THE TASK:
Could you return every line of the material that contains the word "hipGetErrorString"?

THE DATA:
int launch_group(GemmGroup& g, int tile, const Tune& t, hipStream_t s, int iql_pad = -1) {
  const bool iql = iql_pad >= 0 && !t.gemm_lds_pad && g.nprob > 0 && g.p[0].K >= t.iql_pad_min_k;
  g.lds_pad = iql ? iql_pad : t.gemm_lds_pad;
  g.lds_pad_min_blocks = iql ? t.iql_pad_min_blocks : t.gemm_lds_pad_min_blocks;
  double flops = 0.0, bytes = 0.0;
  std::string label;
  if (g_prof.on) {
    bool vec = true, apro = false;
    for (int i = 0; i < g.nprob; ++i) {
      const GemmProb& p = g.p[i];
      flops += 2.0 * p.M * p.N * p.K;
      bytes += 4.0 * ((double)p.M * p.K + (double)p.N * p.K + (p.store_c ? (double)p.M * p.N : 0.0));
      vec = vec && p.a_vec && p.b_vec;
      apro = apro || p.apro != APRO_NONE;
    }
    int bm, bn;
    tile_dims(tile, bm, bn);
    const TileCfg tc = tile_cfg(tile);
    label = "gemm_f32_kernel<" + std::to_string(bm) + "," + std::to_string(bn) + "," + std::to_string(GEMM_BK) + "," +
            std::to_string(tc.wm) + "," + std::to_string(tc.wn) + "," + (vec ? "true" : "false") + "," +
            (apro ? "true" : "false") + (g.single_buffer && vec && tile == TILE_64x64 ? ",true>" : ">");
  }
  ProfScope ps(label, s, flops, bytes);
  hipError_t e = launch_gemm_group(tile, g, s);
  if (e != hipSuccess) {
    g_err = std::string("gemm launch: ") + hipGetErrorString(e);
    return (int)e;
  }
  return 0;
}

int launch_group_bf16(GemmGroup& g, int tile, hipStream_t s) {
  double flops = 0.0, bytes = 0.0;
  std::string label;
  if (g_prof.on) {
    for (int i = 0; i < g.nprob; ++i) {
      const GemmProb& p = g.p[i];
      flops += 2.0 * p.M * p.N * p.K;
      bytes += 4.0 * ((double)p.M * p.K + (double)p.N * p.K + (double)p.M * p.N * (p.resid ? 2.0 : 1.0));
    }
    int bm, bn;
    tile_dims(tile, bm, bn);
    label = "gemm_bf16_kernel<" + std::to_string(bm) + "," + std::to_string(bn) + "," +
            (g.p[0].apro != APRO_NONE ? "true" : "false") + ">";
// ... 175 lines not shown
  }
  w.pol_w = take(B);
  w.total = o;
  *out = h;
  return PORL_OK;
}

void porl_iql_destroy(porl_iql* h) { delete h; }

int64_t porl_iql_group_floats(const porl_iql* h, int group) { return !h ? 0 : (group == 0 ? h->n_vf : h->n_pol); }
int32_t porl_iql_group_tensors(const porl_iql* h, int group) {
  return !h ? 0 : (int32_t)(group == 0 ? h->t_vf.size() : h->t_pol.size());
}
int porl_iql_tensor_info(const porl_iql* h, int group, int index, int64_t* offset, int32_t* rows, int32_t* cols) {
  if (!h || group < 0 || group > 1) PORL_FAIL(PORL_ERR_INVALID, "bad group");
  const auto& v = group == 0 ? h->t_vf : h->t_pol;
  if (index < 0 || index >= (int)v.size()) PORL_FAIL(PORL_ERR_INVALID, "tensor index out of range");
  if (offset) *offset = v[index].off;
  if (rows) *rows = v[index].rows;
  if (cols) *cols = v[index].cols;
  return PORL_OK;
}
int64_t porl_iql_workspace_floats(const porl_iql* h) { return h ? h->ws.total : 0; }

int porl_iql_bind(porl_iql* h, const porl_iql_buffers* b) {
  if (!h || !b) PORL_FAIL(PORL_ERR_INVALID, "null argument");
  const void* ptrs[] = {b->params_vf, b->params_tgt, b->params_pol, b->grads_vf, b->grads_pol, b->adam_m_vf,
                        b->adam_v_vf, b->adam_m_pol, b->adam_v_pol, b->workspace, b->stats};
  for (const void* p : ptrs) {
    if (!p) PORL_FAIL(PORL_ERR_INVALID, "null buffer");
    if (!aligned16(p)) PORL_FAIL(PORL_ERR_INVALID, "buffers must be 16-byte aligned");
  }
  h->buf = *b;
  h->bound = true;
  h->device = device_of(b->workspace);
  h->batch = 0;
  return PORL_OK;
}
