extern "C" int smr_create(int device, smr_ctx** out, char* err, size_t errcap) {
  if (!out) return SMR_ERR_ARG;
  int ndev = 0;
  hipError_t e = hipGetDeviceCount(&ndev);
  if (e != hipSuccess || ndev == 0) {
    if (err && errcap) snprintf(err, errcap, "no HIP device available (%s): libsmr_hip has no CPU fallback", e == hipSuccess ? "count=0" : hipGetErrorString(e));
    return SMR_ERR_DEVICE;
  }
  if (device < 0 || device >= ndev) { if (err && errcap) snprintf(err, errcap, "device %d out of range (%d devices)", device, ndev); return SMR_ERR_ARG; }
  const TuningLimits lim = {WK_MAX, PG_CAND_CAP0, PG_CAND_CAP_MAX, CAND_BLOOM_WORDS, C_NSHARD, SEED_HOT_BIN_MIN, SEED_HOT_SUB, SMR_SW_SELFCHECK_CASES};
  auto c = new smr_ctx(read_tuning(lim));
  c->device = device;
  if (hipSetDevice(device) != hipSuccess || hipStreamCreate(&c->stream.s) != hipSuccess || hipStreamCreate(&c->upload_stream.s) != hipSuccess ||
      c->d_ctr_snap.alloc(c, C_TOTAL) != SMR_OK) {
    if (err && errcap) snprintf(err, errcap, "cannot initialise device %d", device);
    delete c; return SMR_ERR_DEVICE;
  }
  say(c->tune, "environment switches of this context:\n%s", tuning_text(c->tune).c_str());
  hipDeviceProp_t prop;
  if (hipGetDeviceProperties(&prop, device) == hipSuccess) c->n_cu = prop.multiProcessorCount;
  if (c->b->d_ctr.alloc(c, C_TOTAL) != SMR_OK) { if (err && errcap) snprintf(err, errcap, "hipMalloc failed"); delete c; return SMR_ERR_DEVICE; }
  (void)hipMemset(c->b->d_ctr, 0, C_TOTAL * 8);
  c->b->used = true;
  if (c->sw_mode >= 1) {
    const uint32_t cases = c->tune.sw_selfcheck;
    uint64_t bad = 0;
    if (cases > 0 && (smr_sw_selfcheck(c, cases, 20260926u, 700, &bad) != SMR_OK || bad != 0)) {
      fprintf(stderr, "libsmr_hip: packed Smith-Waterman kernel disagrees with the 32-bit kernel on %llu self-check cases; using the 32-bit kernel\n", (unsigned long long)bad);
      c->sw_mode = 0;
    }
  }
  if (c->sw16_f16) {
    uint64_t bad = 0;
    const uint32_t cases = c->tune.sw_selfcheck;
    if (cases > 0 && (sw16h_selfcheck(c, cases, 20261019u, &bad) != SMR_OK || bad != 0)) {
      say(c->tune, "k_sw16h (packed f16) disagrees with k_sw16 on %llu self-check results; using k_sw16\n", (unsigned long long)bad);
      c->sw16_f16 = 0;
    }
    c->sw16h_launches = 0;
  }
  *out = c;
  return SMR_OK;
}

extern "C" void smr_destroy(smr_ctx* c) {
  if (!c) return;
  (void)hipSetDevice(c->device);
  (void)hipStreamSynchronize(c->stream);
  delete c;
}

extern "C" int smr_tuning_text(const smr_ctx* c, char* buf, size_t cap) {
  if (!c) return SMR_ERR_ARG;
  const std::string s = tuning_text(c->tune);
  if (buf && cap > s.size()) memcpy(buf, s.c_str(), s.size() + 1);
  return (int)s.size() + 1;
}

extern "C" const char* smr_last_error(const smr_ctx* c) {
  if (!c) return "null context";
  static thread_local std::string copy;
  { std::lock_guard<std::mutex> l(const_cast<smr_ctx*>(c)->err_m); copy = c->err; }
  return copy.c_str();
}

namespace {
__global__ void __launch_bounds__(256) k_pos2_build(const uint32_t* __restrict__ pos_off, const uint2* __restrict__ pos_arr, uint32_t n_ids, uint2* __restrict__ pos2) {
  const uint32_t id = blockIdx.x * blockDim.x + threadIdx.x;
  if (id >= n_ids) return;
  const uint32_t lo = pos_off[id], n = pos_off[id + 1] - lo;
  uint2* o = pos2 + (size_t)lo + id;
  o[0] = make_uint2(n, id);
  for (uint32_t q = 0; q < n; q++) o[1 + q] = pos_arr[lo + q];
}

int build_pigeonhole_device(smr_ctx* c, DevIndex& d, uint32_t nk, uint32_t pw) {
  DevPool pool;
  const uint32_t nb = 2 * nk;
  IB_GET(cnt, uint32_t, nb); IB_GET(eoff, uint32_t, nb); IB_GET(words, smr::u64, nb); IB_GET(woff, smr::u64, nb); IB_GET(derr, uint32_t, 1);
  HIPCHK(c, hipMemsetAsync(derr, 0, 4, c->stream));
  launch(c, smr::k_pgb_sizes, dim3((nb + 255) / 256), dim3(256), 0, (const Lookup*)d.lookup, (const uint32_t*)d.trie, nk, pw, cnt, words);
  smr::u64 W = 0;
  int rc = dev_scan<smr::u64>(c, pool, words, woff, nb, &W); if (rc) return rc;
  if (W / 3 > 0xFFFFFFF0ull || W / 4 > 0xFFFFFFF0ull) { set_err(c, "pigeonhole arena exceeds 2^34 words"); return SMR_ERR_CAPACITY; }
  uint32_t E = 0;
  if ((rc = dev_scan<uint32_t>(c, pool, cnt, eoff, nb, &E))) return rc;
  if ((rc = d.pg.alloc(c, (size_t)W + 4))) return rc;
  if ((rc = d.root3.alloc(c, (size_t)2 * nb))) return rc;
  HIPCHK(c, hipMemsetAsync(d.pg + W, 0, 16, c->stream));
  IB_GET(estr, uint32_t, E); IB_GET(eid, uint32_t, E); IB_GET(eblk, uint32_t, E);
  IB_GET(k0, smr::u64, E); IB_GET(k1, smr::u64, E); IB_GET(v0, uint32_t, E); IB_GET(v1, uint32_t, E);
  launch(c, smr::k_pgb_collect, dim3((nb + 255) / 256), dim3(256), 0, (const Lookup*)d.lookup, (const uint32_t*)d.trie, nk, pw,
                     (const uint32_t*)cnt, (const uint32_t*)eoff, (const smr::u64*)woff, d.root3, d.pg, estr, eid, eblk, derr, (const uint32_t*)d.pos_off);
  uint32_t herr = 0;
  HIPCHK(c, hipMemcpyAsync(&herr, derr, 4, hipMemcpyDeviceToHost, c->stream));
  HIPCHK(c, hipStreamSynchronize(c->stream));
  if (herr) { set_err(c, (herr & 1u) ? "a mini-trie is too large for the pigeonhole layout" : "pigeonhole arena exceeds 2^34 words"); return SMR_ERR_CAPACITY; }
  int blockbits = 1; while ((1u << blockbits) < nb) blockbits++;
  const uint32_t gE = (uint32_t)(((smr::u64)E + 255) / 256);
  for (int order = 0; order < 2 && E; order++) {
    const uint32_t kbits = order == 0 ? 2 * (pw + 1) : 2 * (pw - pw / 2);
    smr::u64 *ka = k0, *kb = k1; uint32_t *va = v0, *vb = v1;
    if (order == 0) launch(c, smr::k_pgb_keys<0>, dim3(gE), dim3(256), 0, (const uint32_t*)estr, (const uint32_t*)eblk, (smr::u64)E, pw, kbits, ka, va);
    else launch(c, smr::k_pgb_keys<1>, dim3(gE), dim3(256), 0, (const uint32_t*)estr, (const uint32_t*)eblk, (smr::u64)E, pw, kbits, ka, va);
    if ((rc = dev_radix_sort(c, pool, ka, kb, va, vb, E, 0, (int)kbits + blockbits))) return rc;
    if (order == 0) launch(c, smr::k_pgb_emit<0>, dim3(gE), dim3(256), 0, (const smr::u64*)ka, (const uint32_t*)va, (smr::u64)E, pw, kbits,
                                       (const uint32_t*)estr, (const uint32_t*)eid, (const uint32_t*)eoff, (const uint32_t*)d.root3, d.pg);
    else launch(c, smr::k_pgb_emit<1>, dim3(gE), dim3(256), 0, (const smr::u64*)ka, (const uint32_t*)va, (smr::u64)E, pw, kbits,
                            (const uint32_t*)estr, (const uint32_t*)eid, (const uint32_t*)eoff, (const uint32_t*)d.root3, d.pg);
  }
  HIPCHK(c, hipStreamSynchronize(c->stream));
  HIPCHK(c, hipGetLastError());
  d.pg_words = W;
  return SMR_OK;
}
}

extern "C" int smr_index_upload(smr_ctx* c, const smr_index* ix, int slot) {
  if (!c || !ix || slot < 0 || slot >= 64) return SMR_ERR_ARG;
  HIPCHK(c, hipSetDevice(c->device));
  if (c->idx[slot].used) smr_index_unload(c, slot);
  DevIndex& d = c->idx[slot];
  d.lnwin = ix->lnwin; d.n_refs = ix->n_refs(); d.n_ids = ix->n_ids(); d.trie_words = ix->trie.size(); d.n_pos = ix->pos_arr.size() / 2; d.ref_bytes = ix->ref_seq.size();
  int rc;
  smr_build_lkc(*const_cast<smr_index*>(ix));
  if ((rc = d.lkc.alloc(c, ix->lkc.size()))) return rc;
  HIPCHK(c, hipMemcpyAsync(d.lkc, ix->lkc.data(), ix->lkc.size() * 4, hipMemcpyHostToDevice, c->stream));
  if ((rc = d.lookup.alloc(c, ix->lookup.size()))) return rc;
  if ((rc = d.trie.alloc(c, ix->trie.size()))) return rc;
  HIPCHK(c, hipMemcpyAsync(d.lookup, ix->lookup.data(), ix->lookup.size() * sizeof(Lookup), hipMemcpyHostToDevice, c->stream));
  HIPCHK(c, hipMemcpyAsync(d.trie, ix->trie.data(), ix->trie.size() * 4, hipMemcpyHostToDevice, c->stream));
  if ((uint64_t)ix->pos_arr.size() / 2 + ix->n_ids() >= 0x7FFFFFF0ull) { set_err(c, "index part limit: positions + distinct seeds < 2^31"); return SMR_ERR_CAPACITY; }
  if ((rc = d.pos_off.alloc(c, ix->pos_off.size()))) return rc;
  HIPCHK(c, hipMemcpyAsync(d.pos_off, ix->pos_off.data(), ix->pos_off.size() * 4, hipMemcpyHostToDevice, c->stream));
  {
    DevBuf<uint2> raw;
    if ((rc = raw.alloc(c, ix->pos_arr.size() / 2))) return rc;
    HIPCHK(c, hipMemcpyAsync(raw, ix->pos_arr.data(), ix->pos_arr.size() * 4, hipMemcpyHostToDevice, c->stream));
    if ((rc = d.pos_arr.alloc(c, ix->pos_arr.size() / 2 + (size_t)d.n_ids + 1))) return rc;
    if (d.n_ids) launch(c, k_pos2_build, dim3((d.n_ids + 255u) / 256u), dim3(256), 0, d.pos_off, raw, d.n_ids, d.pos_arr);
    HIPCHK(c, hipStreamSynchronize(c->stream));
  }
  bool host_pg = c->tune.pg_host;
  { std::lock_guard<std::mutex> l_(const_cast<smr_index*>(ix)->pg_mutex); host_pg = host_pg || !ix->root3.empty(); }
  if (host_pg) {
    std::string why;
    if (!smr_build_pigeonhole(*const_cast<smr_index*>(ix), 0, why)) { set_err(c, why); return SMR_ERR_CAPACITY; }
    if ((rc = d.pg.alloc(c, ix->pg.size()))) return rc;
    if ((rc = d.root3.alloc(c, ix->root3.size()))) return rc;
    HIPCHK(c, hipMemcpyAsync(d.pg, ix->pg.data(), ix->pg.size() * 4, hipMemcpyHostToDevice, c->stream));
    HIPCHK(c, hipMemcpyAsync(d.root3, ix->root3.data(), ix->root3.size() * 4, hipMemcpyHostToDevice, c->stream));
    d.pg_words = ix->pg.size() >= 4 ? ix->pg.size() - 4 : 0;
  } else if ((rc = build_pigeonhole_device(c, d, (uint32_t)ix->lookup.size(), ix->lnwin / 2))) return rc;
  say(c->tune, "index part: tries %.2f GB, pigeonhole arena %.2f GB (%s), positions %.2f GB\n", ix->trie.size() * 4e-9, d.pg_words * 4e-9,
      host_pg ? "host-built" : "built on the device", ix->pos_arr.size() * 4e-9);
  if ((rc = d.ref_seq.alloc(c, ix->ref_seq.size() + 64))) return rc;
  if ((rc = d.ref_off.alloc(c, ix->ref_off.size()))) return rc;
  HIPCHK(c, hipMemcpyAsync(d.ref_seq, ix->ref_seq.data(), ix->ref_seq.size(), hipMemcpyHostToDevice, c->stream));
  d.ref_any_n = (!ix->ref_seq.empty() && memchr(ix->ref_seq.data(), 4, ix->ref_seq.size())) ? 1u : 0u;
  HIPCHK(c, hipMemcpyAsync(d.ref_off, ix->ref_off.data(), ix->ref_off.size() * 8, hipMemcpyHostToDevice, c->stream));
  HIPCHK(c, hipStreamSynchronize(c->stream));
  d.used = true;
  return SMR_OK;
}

EXPECTED OUTPUT:
    g_err = std::string("gemm launch: ") + hipGetErrorString(e);
    if (err && errcap) snprintf(err, errcap, "no HIP device available (%s): libsmr_hip has no CPU fallback", e == hipSuccess ? "count=0" : hipGetErrorString(e));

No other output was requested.